▸ What this task involves:
Search the lines of the records for the word "false", and copy every line that has it.

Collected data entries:
template <int NSRC, int PROFILE, bool RUNS = false, bool MERGE = false>
__global__ __launch_bounds__(AG_THREADS) void aggregate_kernel(AggArgs a) {
    extern __shared__ __attribute__((aligned(16))) unsigned char smem[];
    constexpr int NS = NSRC > 0 ? NSRC : MAX_SRC;
    constexpr bool GEN = PROFILE < 0;
    auto f_kind = [](const SrcDev &sd) -> int { return GEN ? sd.kind : ((PROFILE >> 4) & 1); };
    auto f_add = [](const SrcDev &sd) -> bool { return GEN ? sd.st_add >= 0 : ((PROFILE >> 1) & 1) != 0; };
    auto f_min = [](const SrcDev &sd) -> bool { return GEN ? sd.st_min >= 0 : ((PROFILE >> 2) & 1) != 0; };
    auto f_max = [](const SrcDev &sd) -> bool { return GEN ? sd.st_max >= 0 : ((PROFILE >> 3) & 1) != 0; };
    auto f_valid = [](const SrcDev &sd) -> bool { return GEN ? sd.valid != nullptr : (PROFILE & 1) != 0; };
    auto f_nn = [](const SrcDev &sd) -> bool { return (GEN || (PROFILE & 1)) ? sd.st_nn >= 0 : false; };
    const uint32_t T = a.T, T1 = T + 2, tid = threadIdx.x;
    uint64_t *keys = reinterpret_cast<uint64_t *>(smem);
    uint64_t *gsz = keys + T1;
    uint64_t *st = gsz + T1;
    uint32_t *posmap = reinterpret_cast<uint32_t *>(st + (size_t)a.round_states * T1);
    uint32_t *misc = posmap + ((T1 + 1) & ~1u);
    uint32_t p = blockIdx.x, beg, end;
    const bool direct = a.direct != 0;
    bool multi = false;
    if (direct) {
        beg = min(p * a.d_chunk, a.d_rows); end = min(beg + a.d_chunk, a.d_rows);
    } else if (a.tasks) {
        if (blockIdx.x >= *a.n_tasks) return;
        const AggTask t = a.tasks[blockIdx.x];
        p = t.part; beg = t.beg; end = t.end; multi = t.multi != 0;
    } else {
        beg = a.offsets[(size_t)p * a.NB]; end = a.offsets[(size_t)(p + 1) * a.NB];
    }
    if (beg >= end) return;
    uint64_t *const o_keys = multi ? a.side_keys : a.out_keys;
    uint8_t *const o_null = multi ? a.side_null : a.out_null;
    uint64_t *const o_states = multi ? a.side_states : a.out_states;
    const size_t o_cap = multi ? a.side_cap : a.cap;
    const bool emit_partials = a.partials != 0 || multi;

    for (uint32_t s = tid; s < T1; s += AG_THREADS) { keys[s] = EMPTY_KEY; gsz[s] = 0; }
    if (tid < 32) misc[tid] = 0;

    for (int round = 0; round < a.n_rounds; round++) {
        const int s0 = a.round_src_begin[round], nsrc = a.round_src_begin[round + 1] - s0;
        for (int k = 0; k < a.n_states; k++) {
            if (a.st_round[k] != round) continue;
            uint64_t idv = state_identity(a.kinds[k]);
            uint64_t *dst = st + (size_t)a.st_lds[k] * T1;
            for (uint32_t s = tid; s < T1; s += AG_THREADS) dst[s] = idv;
        }
        __syncthreads();

        auto find_slot = [&](uint64_t k) -> uint32_t {
            if (k == EMPTY_KEY) { misc[21] = 1; return T; }
            const uint32_t NBK = T >> 2;
            uint32_t bk = slot_of(hash32(k, a.seed), NBK), probe = 0;
            while (probe < NBK) {
                const ulonglong2 *bp = reinterpret_cast<const ulonglong2 *>(keys + 4 * bk);
                const ulonglong2 lo = bp[0], hi = bp[1];
                const uint64_t c4[4] = {lo.x, lo.y, hi.x, hi.y};
                int hit = -1, emp = -1;
#pragma unroll
                for (int q = 3; q >= 0; q--) {
                    if (c4[q] == k) hit = q;
                    if (c4[q] == EMPTY_KEY) emp = q;
                }
                if (hit >= 0) return 4 * bk + hit;
                if (emp >= 0) {
                    const uint64_t old = atomicCAS((unsigned long long *)&keys[4 * bk + emp], EMPTY_KEY, k);
                    if (old == EMPTY_KEY || old == k) return 4 * bk + emp;
                    continue;
                }
                bk = bk + 1 == NBK ? 0 : bk + 1;
                probe++;
            }
            misc[20] = 1;
            return T + 2;
        };
        if constexpr (MERGE) {
            for (uint32_t i = beg + tid; i < end; i += AG_THREADS) {
                if (*reinterpret_cast<volatile uint32_t *>(&misc[20])) break;
                const uint32_t slot = find_slot(__builtin_nontemporal_load(a.pkeys + i));
                if (slot > T) continue;
                if (round == 0) atomicAdd((unsigned long long *)&gsz[slot], (unsigned long long)a.pgsize[i]);
                for (int c = 0; c < nsrc; c++) {
                    const SrcDev &sd = a.src[s0 + c];
                    const uint64_t x = __builtin_nontemporal_load(sd.vals + i);
                    if (sd.st_add >= 0) {
                        if (sd.kind == 0) atomicAdd(reinterpret_cast<double *>(&st[(size_t)sd.st_add * T1 + slot]), __longlong_as_double((long long)x));
                        else atomicAdd((unsigned long long *)&st[(size_t)sd.st_add * T1 + slot], x);
                    } else if (sd.st_nn >= 0) {
                        atomicAdd((unsigned long long *)&st[(size_t)sd.st_nn * T1 + slot], x);
                    } else {
                        const uint64_t e = sd.kind == 0 ? enc_f64(__longlong_as_double((long long)x)) : enc_i64((int64_t)x);
                        if (sd.st_min >= 0) {
                            if (e < st[(size_t)sd.st_min * T1 + slot]) atomicMin((unsigned long long *)&st[(size_t)sd.st_min * T1 + slot], e);
                        } else if (sd.st_max >= 0) {
                            if (e > st[(size_t)sd.st_max * T1 + slot]) atomicMax((unsigned long long *)&st[(size_t)sd.st_max * T1 + slot], e);
                        }
                    }
                }
            }
        } else if constexpr (RUNS) {
            constexpr int AG_RUN = 4;
            for (uint32_t base = beg + tid * AG_RUN; base < end; base += AG_THREADS * AG_RUN) {
                if (*reinterpret_cast<volatile uint32_t *>(&misc[20])) break;
// ... 750 lines not shown
                RowSource sp;
                sp.n_rows = n_compact;
                sp.key = KeyDesc{ck, nullptr, nullptr, DT_CELL};
                for (int s2 = 0; s2 < n_src; s2++) {
                    sp.val_data[s2] = cv[s2];
                    sp.val_null_bits[s2] = nullptr;
                    sp.val_valid_bytes[s2] = has_v ? cvalid[s2] : nullptr;
                }
                c->opt.groups_hint = std::max<int64_t>(c->opt.tail_groups_hint, 0);
                c->reserve_groups = hot_bound;
                st2 = run_engine(c, sp, pl, false, partials, n_aggs, key_dtype, n_keys_out, res_slot);
            }
            GroupbyResult &r2 = c->gb2;
            int64_t n_hot = 0;
            if (!st2 && n_abs > 0) {
                st2 = merge_records(c, record_source(rk, rn, rst, dcap, n_abs), hot_bound, MERGE_NO_ABSORB | MERGE_AUTO_PARTITIONS, pl,
                                    partials, n_aggs, key_dtype, 1, res_slot + 1);
                if (!st2) n_hot = r2.n_groups;
            }
            if (st2) return nested_status(c, st2, ABSORB_NOT_TAKEN);
            GroupbyResult &res = c->gb;
            if (n_hot > 0) {
                ST_TRY(append_groups(c, res, (size_t)res.cap, r2, partials, pl, n_aggs));
                HIP_TRY(hipStreamSynchronize(c->stream));
            }
            c->timings.estimated_groups = est;
            c->timings.absorbed_rows = N - n_compact;
            c->timings.n_partitions = -1;
            c->timings.table_slots = T;
            c->timings.retries = 0;
            return 0;
        }
    } else {
    for (int spin = 0; spin < 4000000 && hp[4] != 1; spin++) __builtin_ia32_pause();
    if (hp[4] != 1) HIP_TRY(hipStreamSynchronize(c->stream));
    __atomic_thread_fence(__ATOMIC_ACQUIRE);
    if (hp[4] == 1) { for (int i = 0; i < 3; i++) h4[i] = hp[i]; }
    else {
        uint32_t *h = reinterpret_cast<uint32_t *>(c->pinned);
        HIP_TRY(hipMemcpyAsync(h, counters, 16, hipMemcpyDeviceToHost, c->stream));
        HIP_TRY(hipStreamSynchronize(c->stream));
        for (int i = 0; i < 3; i++) h4[i] = h[i];
    }
    }
    if (h4[1]) return ABSORB_NOT_TAKEN;
    uint32_t *hs = reinterpret_cast<uint32_t *>(c->pinned) + 1100;
    HIP_TRY(hipMemcpyAsync(hs, counters + (compact ? 4 : 3), 4, hipMemcpyDeviceToHost, c->stream));
    const int64_t n_rec = h4[2];
    const int32_t st = merge_records(c, record_source(rk, rn, rst, dcap, n_rec), std::min<int64_t>(est, n_rec), MERGE_NO_ABSORB, pl,
                                     partials, n_aggs, key_dtype, n_keys_out, res_slot);
    c->timings.estimated_groups = est;
    c->timings.absorbed_rows = N - (int64_t)hs[0];
    c->timings.n_partitions = hs[0] ? (compact ? -1 : PS) : 0;
    c->timings.table_slots = T;
    c->timings.retries = 0;
    return nested_status(c, st, ABSORB_NOT_TAKEN);
}

constexpr int32_t CLUSTERED_NOT_TAKEN = -1002;
static int32_t run_clustered(pandrs_hip_ctx *c, const RowSource &rs, const Plan &pl, const std::vector<EngSrc> &srcs, int64_t est, bool partials,
                             int n_aggs, int key_dtype, int n_keys_out, int res_slot) {
    const int64_t N = rs.n_rows;
    const int n_src = (int)srcs.size();
    if (n_src < 1 || n_src > 4 || N >= (int64_t(1) << 32) - (int64_t(1) << 22)) return CLUSTERED_NOT_TAKEN;
    const int profile = uniform_profile(srcs);
    int round_states = 0;
    for (auto &e : srcs) {
        if (e.rowidx || e.valid_bytes || !e.data || e.st_fadd >= 0 || e.st_ssq >= 0 || profile < 0) return CLUSTERED_NOT_TAKEN;
        round_states += e.n_states();
    }
    if (!clustered_has(n_src, profile)) return CLUSTERED_NOT_TAKEN;
    const int64_t T = lean_table_slots(c, round_states);
    if (T < 256) return CLUSTERED_NOT_TAKEN;
    const double runs_per_row = std::max(1.0 - c->est_near_same, 1e-7);
    if (runs_per_row > (c->opt.clustered_max_runs_pct > 0 ? c->opt.clustered_max_runs_pct / 100.0 : 0.13)) return CLUSTERED_NOT_TAKEN;
    int64_t chunk = (int64_t)((double)T * 0.33 / runs_per_row);
    chunk = std::min<int64_t>(chunk, std::max<int64_t>(N / (4 * (int64_t)std::max(c->n_cu, 1)), 16384));
    if (c->opt.clustered_chunk > 0) chunk = c->opt.clustered_chunk;
    chunk = std::max<int64_t>((chunk + 1023) / 1024 * 1024, 4096);
    chunk = std::min<int64_t>(chunk, std::max<int64_t>((N + 1023) / 1024 * 1024, 4096));
    const int64_t n_tables = (N + chunk - 1) / chunk;
    const int64_t runs = (int64_t)((double)N * runs_per_row);
    const size_t dcap = (size_t)std::min<int64_t>(n_tables * (T + 2), 2 * runs + 2 * n_tables + 65536);
    const size_t n_state = 1 + (size_t)pl.n_states;
    const size_t rec_bytes = Arena::padded(dcap * 8) + Arena::padded(dcap) + n_state * Arena::padded(dcap * 8 + 256) + 65536;
    if ((double)rec_bytes > 0.6 * (double)N * (double)(8 + 8 * n_src) + (double)(64 << 20)) return CLUSTERED_NOT_TAKEN;
    if (c->temp.ensure(rec_bytes, c->stream) != 0) { (void)hipGetLastError(); return CLUSTERED_NOT_TAKEN; }
    uint64_t *rk = c->temp.take<uint64_t>(dcap);
    uint8_t *rn = c->temp.take<uint8_t>(dcap);
    uint64_t *rst = c->temp.take<uint64_t>(dcap * n_state + 32);
    uint32_t *counters = c->temp.take<uint32_t>(64);
    if (!rk || !rn || !rst || !counters) return fail(PANDRS_HIP_ERR_OUT_OF_MEMORY, "temp arena too small (clustered rows)");
    HIP_TRY(hipMemsetAsync(counters, 0, 256, c->stream));
    AggArgs aa{};
    for (int k = 0; k < MAX_STATES; k++) { aa.st_round[k] = -1; aa.st_lds[k] = -1; }
    LeanLayout lay(profile, n_src);
    for (int s = 0; s < n_src; s++) {
        const EngSrc &e = srcs[s];
        aa.src[s] = SrcDev{static_cast<const uint64_t *>(e.data), e.null_bits, e.kind, -1, -1, -1, -1, -1, -1, {0}};
        lay.place(e, s, aa.src[s], aa.st_lds, aa.st_round);
    }
    aa.dkey = rs.key; aa.s_rows = (uint32_t)N; aa.s_chunk = (uint32_t)chunk;
    {
        uintptr_t bits = reinterpret_cast<uintptr_t>(rs.key.data);
        for (auto &e : srcs) bits |= reinterpret_cast<uintptr_t>(e.data);
        aa.s_vec = (bits & 15) == 0 ? 1u : 0u;
    }
    aa.T = (uint32_t)T; aa.seed = 0x9E3779B9u; aa.n_src = n_src; aa.n_states = pl.n_states;
    aa.n_fin = 0; aa.partials = 1; aa.n_rounds = 1; aa.round_states = round_states; aa.second_pass = 0;
    aa.round_src_begin[0] = 0; aa.round_src_begin[1] = (int8_t)n_src;
    std::memcpy(aa.kinds, pl.kinds, sizeof aa.kinds);
    aa.out_keys = rk; aa.out_null = rn; aa.out_states = rst; aa.cap = dcap;
    aa.side_keys = rk; aa.side_null = rn; aa.side_states = rst; aa.side_cap = dcap;
    aa.counters = counters; aa.launch_grid = (uint32_t)n_tables;
    volatile uint32_t *hp = reinterpret_cast<volatile uint32_t *>(c->pinned) + 1040;
    hp[4] = 0;
    aa.host_out = const_cast<uint32_t *>(hp); aa.scatter_flags = nullptr;
    const size_t lds = (size_t)(T + 3) * (13 + 8 * (size_t)round_states) + 192 + 64;
    {
        PhaseTimer pt(c, PANDRS_HIP_PHASE_AGGREGATE);
        if (!launch_clustered(c, aa, n_src, profile, lds, (uint32_t)std::min<int64_t>(c->n_cu, n_tables))) return CLUSTERED_NOT_TAKEN;
        HIP_TRY(hipGetLastError());
    }
    for (int spin = 0; spin < 20000000 && hp[4] != 1; spin++) __builtin_ia32_pause();
    if (hp[4] != 1) HIP_TRY(hipStreamSynchronize(c->stream));
    if (hp[4] != 1) return fail(PANDRS_HIP_ERR_COMPUTATION, "clustered rows: no completion record");
    __atomic_thread_fence(__ATOMIC_ACQUIRE);
    const uint32_t failed = hp[1], n_rec = hp[2];
    if (failed) return CLUSTERED_NOT_TAKEN;
    const int32_t st = merge_records(c, record_source(rk, rn, rst, dcap, n_rec), std::min<int64_t>(est, n_rec), MERGE_NO_ABSORB, pl,
                                     partials, n_aggs, key_dtype, n_keys_out, res_slot);
    c->timings.estimated_groups = est;
    c->timings.n_partitions = -2;
    c->timings.table_slots = T;
    c->timings.retries = 0;
    return nested_status(c, st, CLUSTERED_NOT_TAKEN);
}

▸ Answer:
template <int NSRC, int PROFILE, bool RUNS = false, bool MERGE = false>
    auto f_nn = [](const SrcDev &sd) -> bool { return (GEN || (PROFILE & 1)) ? sd.st_nn >= 0 : false; };
    bool multi = false;
                st2 = run_engine(c, sp, pl, false, partials, n_aggs, key_dtype, n_keys_out, res_slot);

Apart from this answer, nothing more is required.